• **What you should do**
Output all of the entries exactly as they are given.

[Stored data entries]
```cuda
__device__ __forceinline__ uint64_t wgmma_desc_sw128(uint32_t smem_addr) {
  uint64_t d = 0;
  d |= (uint64_t)((smem_addr & 0x3FFFF) >> 4);
  d |= (uint64_t)1 << 16;
  d |= (uint64_t)(1024 >> 4) << 32;
  d |= (uint64_t)1 << 62;
  return d;
}
__device__ __forceinline__ uint64_t wgmma_desc_sw32(uint32_t smem_addr) {
  uint64_t d = 0;
  d |= (uint64_t)((smem_addr & 0x3FFFF) >> 4);
  d |= (uint64_t)1 << 16;
  d |= (uint64_t)(256 >> 4) << 32;
  d |= (uint64_t)3 << 62;
  return d;
}
__device__ __forceinline__ void wgmma_fence() { asm volatile("wgmma.fence.sync.aligned;" ::: "memory"); }
__device__ __forceinline__ void wgmma_commit() { asm volatile("wgmma.commit_group.sync.aligned;" ::: "memory"); }
template <int N>
__device__ __forceinline__ void wgmma_wait() { asm volatile("wgmma.wait_group.sync.aligned %0;" ::"n"(N) : "memory"); }
template <int R>
__device__ __forceinline__ void wgmma_fence_regs(float (&d)[R]) {
#pragma unroll
  for (int i = 0; i < R; ++i) asm volatile("" : "+f"(d[i])::"memory");
}

__device__ __forceinline__ float gelu_erf(float x) { return 0.5f * x * (1.0f + erff(x * 0.70710678118654752440f)); }
__device__ __forceinline__ float silu(float x) { return x / (1.0f + expf(-x)); }
__device__ __forceinline__ uint32_t pack_bf16(float a, float b) {
  __nv_bfloat162 v = __floats2bfloat162_rn(a, b);
  return *reinterpret_cast<uint32_t*>(&v);
}
__device__ __forceinline__ float warp_sum(float v) {
#pragma unroll
  for (int o = 16; o > 0; o >>= 1) v += __shfl_xor_sync(0xffffffffu, v, o);
  return v;
}
__device__ __forceinline__ float warp_max(float v) {
#pragma unroll
  for (int o = 16; o > 0; o >>= 1) v = fmaxf(v, __shfl_xor_sync(0xffffffffu, v, o));
  return v;
}

}

namespace ezb {
__device__ __forceinline__ uint32_t cluster_ctarank() {
  uint32_t r;
  asm volatile("mov.u32 %0, %%cluster_ctarank;" : "=r"(r));
  return r;
}
__device__ __forceinline__ void cluster_sync_all() {
  asm volatile("barrier.cluster.arrive.release.aligned;" ::: "memory");
  asm volatile("barrier.cluster.wait.acquire.aligned;" ::: "memory");
}
__device__ __forceinline__ uint32_t mapa_u32(uint32_t local_addr, uint32_t rank) {
  uint32_t r;
  asm volatile("mapa.shared::cluster.u32 %0, %1, %2;" : "=r"(r) : "r"(local_addr), "r"(rank));
  return r;
}
__device__ __forceinline__ void mbar_arrive_cluster(uint32_t cluster_addr) {
  asm volatile("mbarrier.arrive.release.cluster.shared::cluster.b64 _, [%0];" ::"r"(cluster_addr) : "memory");
}
__device__ __forceinline__ void mbar_arrive_cluster_nofence(uint32_t cluster_addr) {
  asm volatile("mbarrier.arrive.shared::cluster.b64 _, [%0];" ::"r"(cluster_addr) : "memory");
}
__device__ __forceinline__ void mbar_inval(uint64_t* bar) {
  asm volatile("mbarrier.inval.shared::cta.b64 [%0];" ::"r"(smem_u32(bar)) : "memory");
}
__device__ __forceinline__ void tma_load_2d_mc(void* dst, const CUtensorMap* m, uint64_t* bar, int c0, int c1, uint16_t mask) {
  asm volatile(
      "cp.async.bulk.tensor.2d.shared::cluster.global.mbarrier::complete_tx::bytes.multicast::cluster [%0], [%1, {%3, %4}], [%2], %5;" ::"r"(
          smem_u32(dst)),
      "l"(reinterpret_cast<uint64_t>(m)), "r"(smem_u32(bar)), "r"(c0), "r"(c1), "h"(mask)
      : "memory");
}
}
```

### ezaudio_b200/csrc/gemm.cuh

```cuda
#pragma once
#include "common.cuh"

namespace ezb {

constexpr int GEMM_BM = 128;
constexpr int GEMM_BK = 64;
#ifdef EZB_GEMM_DEBUG
#define EZB_DBG(...) __VA_ARGS__
#else
#define EZB_DBG(...)
#endif
constexpr int GEMM_SMEM_BUDGET = 227 * 1024 - 2048;
constexpr int gemm_b_box(int bn) { return bn > 256 ? bn / 2 : bn; }

struct GemmShape {
  int M, N;
  int num_k_blocks;
  int num_m_tiles, num_n_tiles;
  int taps, center, dilation, cin_blocks, T, tiles_per_batch;
  int stride, pad;
  unsigned long long* dbg;
  const char* pf;
  unsigned int pf_bytes;
};
// ... 301 lines not shown
    const EpiLinearParams& e = ep.lin;
    const int nv = nvalid < 32 ? nvalid : 32;
    wait();
#pragma unroll 1
    for (int c = c_begin; c < c_end; c += 64) {
      const int col = n0 + c + 2 * lane;
      const bool col_ok = (c + 2 * lane < c_end) && col < N;
      __syncwarp();
#pragma unroll
      for (int hc = 0; hc < 2; ++hc) {
        uint32_t r[32];
        acc_ld<32>(ar, c + 32 * hc, lane, r);
#pragma unroll
        for (int g = 0; g < 16; ++g) stage_put(st, lane, 16 * hc + g, __uint_as_float(r[2 * g]), __uint_as_float(r[2 * g + 1]));
      }
      __syncwarp();
      if (!col_ok) continue;
      const float b0 = e.bias != nullptr ? e.bias[col] : 0.f, b1 = e.bias != nullptr ? e.bias[col + 1] : 0.f;
#pragma unroll 4
      for (int rr = 0; rr < nv; ++rr) {
        const int row = row0 + rr;
        const float s = ep.scale[row / ep.rows_per_batch];
        const float2 acc = stage_get(st, rr, lane);
        *reinterpret_cast<float2*>(e.out_f32 + (size_t)row * e.ld32 + col) = make_float2((acc.x + b0) * s, (acc.y + b1) * s);
      }
    }
  }
};
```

• **Exercise solution**
```cuda
__device__ __forceinline__ uint64_t wgmma_desc_sw128(uint32_t smem_addr) {
  uint64_t d = 0;
  d |= (uint64_t)((smem_addr & 0x3FFFF) >> 4);
  d |= (uint64_t)1 << 16;
  d |= (uint64_t)(1024 >> 4) << 32;
  d |= (uint64_t)1 << 62;
  return d;
}
__device__ __forceinline__ uint64_t wgmma_desc_sw32(uint32_t smem_addr) {
  uint64_t d = 0;
  d |= (uint64_t)((smem_addr & 0x3FFFF) >> 4);
  d |= (uint64_t)1 << 16;
  d |= (uint64_t)(256 >> 4) << 32;
  d |= (uint64_t)3 << 62;
  return d;
}
__device__ __forceinline__ void wgmma_fence() { asm volatile("wgmma.fence.sync.aligned;" ::: "memory"); }
__device__ __forceinline__ void wgmma_commit() { asm volatile("wgmma.commit_group.sync.aligned;" ::: "memory"); }
template <int N>
__device__ __forceinline__ void wgmma_wait() { asm volatile("wgmma.wait_group.sync.aligned %0;" ::"n"(N) : "memory"); }
template <int R>
__device__ __forceinline__ void wgmma_fence_regs(float (&d)[R]) {
#pragma unroll
  for (int i = 0; i < R; ++i) asm volatile("" : "+f"(d[i])::"memory");
}

__device__ __forceinline__ float gelu_erf(float x) { return 0.5f * x * (1.0f + erff(x * 0.70710678118654752440f)); }
__device__ __forceinline__ float silu(float x) { return x / (1.0f + expf(-x)); }
__device__ __forceinline__ uint32_t pack_bf16(float a, float b) {
  __nv_bfloat162 v = __floats2bfloat162_rn(a, b);
  return *reinterpret_cast<uint32_t*>(&v);
}
__device__ __forceinline__ float warp_sum(float v) {
#pragma unroll
  for (int o = 16; o > 0; o >>= 1) v += __shfl_xor_sync(0xffffffffu, v, o);
  return v;
}
__device__ __forceinline__ float warp_max(float v) {
#pragma unroll
  for (int o = 16; o > 0; o >>= 1) v = fmaxf(v, __shfl_xor_sync(0xffffffffu, v, o));
  return v;
}

}

namespace ezb {
__device__ __forceinline__ uint32_t cluster_ctarank() {
  uint32_t r;
  asm volatile("mov.u32 %0, %%cluster_ctarank;" : "=r"(r));
  return r;
}
__device__ __forceinline__ void cluster_sync_all() {
  asm volatile("barrier.cluster.arrive.release.aligned;" ::: "memory");
  asm volatile("barrier.cluster.wait.acquire.aligned;" ::: "memory");
}
__device__ __forceinline__ uint32_t mapa_u32(uint32_t local_addr, uint32_t rank) {
  uint32_t r;
  asm volatile("mapa.shared::cluster.u32 %0, %1, %2;" : "=r"(r) : "r"(local_addr), "r"(rank));
  return r;
}
__device__ __forceinline__ void mbar_arrive_cluster(uint32_t cluster_addr) {
  asm volatile("mbarrier.arrive.release.cluster.shared::cluster.b64 _, [%0];" ::"r"(cluster_addr) : "memory");
}
__device__ __forceinline__ void mbar_arrive_cluster_nofence(uint32_t cluster_addr) {
  asm volatile("mbarrier.arrive.shared::cluster.b64 _, [%0];" ::"r"(cluster_addr) : "memory");
}
__device__ __forceinline__ void mbar_inval(uint64_t* bar) {
  asm volatile("mbarrier.inval.shared::cta.b64 [%0];" ::"r"(smem_u32(bar)) : "memory");
}
__device__ __forceinline__ void tma_load_2d_mc(void* dst, const CUtensorMap* m, uint64_t* bar, int c0, int c1, uint16_t mask) {
  asm volatile(
      "cp.async.bulk.tensor.2d.shared::cluster.global.mbarrier::complete_tx::bytes.multicast::cluster [%0], [%1, {%3, %4}], [%2], %5;" ::"r"(
          smem_u32(dst)),
      "l"(reinterpret_cast<uint64_t>(m)), "r"(smem_u32(bar)), "r"(c0), "r"(c1), "h"(mask)
      : "memory");
}
}
```

### ezaudio_b200/csrc/gemm.cuh

```cuda
#pragma once
#include "common.cuh"

namespace ezb {

constexpr int GEMM_BM = 128;
constexpr int GEMM_BK = 64;
#ifdef EZB_GEMM_DEBUG
#define EZB_DBG(...) __VA_ARGS__
#else
#define EZB_DBG(...)
#endif
constexpr int GEMM_SMEM_BUDGET = 227 * 1024 - 2048;
constexpr int gemm_b_box(int bn) { return bn > 256 ? bn / 2 : bn; }

struct GemmShape {
  int M, N;
  int num_k_blocks;
  int num_m_tiles, num_n_tiles;
  int taps, center, dilation, cin_blocks, T, tiles_per_batch;
  int stride, pad;
  unsigned long long* dbg;
  const char* pf;
  unsigned int pf_bytes;
};
// ... 301 lines not shown
    const EpiLinearParams& e = ep.lin;
    const int nv = nvalid < 32 ? nvalid : 32;
    wait();
#pragma unroll 1
    for (int c = c_begin; c < c_end; c += 64) {
      const int col = n0 + c + 2 * lane;
      const bool col_ok = (c + 2 * lane < c_end) && col < N;
      __syncwarp();
#pragma unroll
      for (int hc = 0; hc < 2; ++hc) {
        uint32_t r[32];
        acc_ld<32>(ar, c + 32 * hc, lane, r);
#pragma unroll
        for (int g = 0; g < 16; ++g) stage_put(st, lane, 16 * hc + g, __uint_as_float(r[2 * g]), __uint_as_float(r[2 * g + 1]));
      }
      __syncwarp();
      if (!col_ok) continue;
      const float b0 = e.bias != nullptr ? e.bias[col] : 0.f, b1 = e.bias != nullptr ? e.bias[col + 1] : 0.f;
#pragma unroll 4
      for (int rr = 0; rr < nv; ++rr) {
        const int row = row0 + rr;
        const float s = ep.scale[row / ep.rows_per_batch];
        const float2 acc = stage_get(st, rr, lane);
        *reinterpret_cast<float2*>(e.out_f32 + (size_t)row * e.ld32 + col) = make_float2((acc.x + b0) * s, (acc.y + b1) * s);
      }
    }
  }
};
```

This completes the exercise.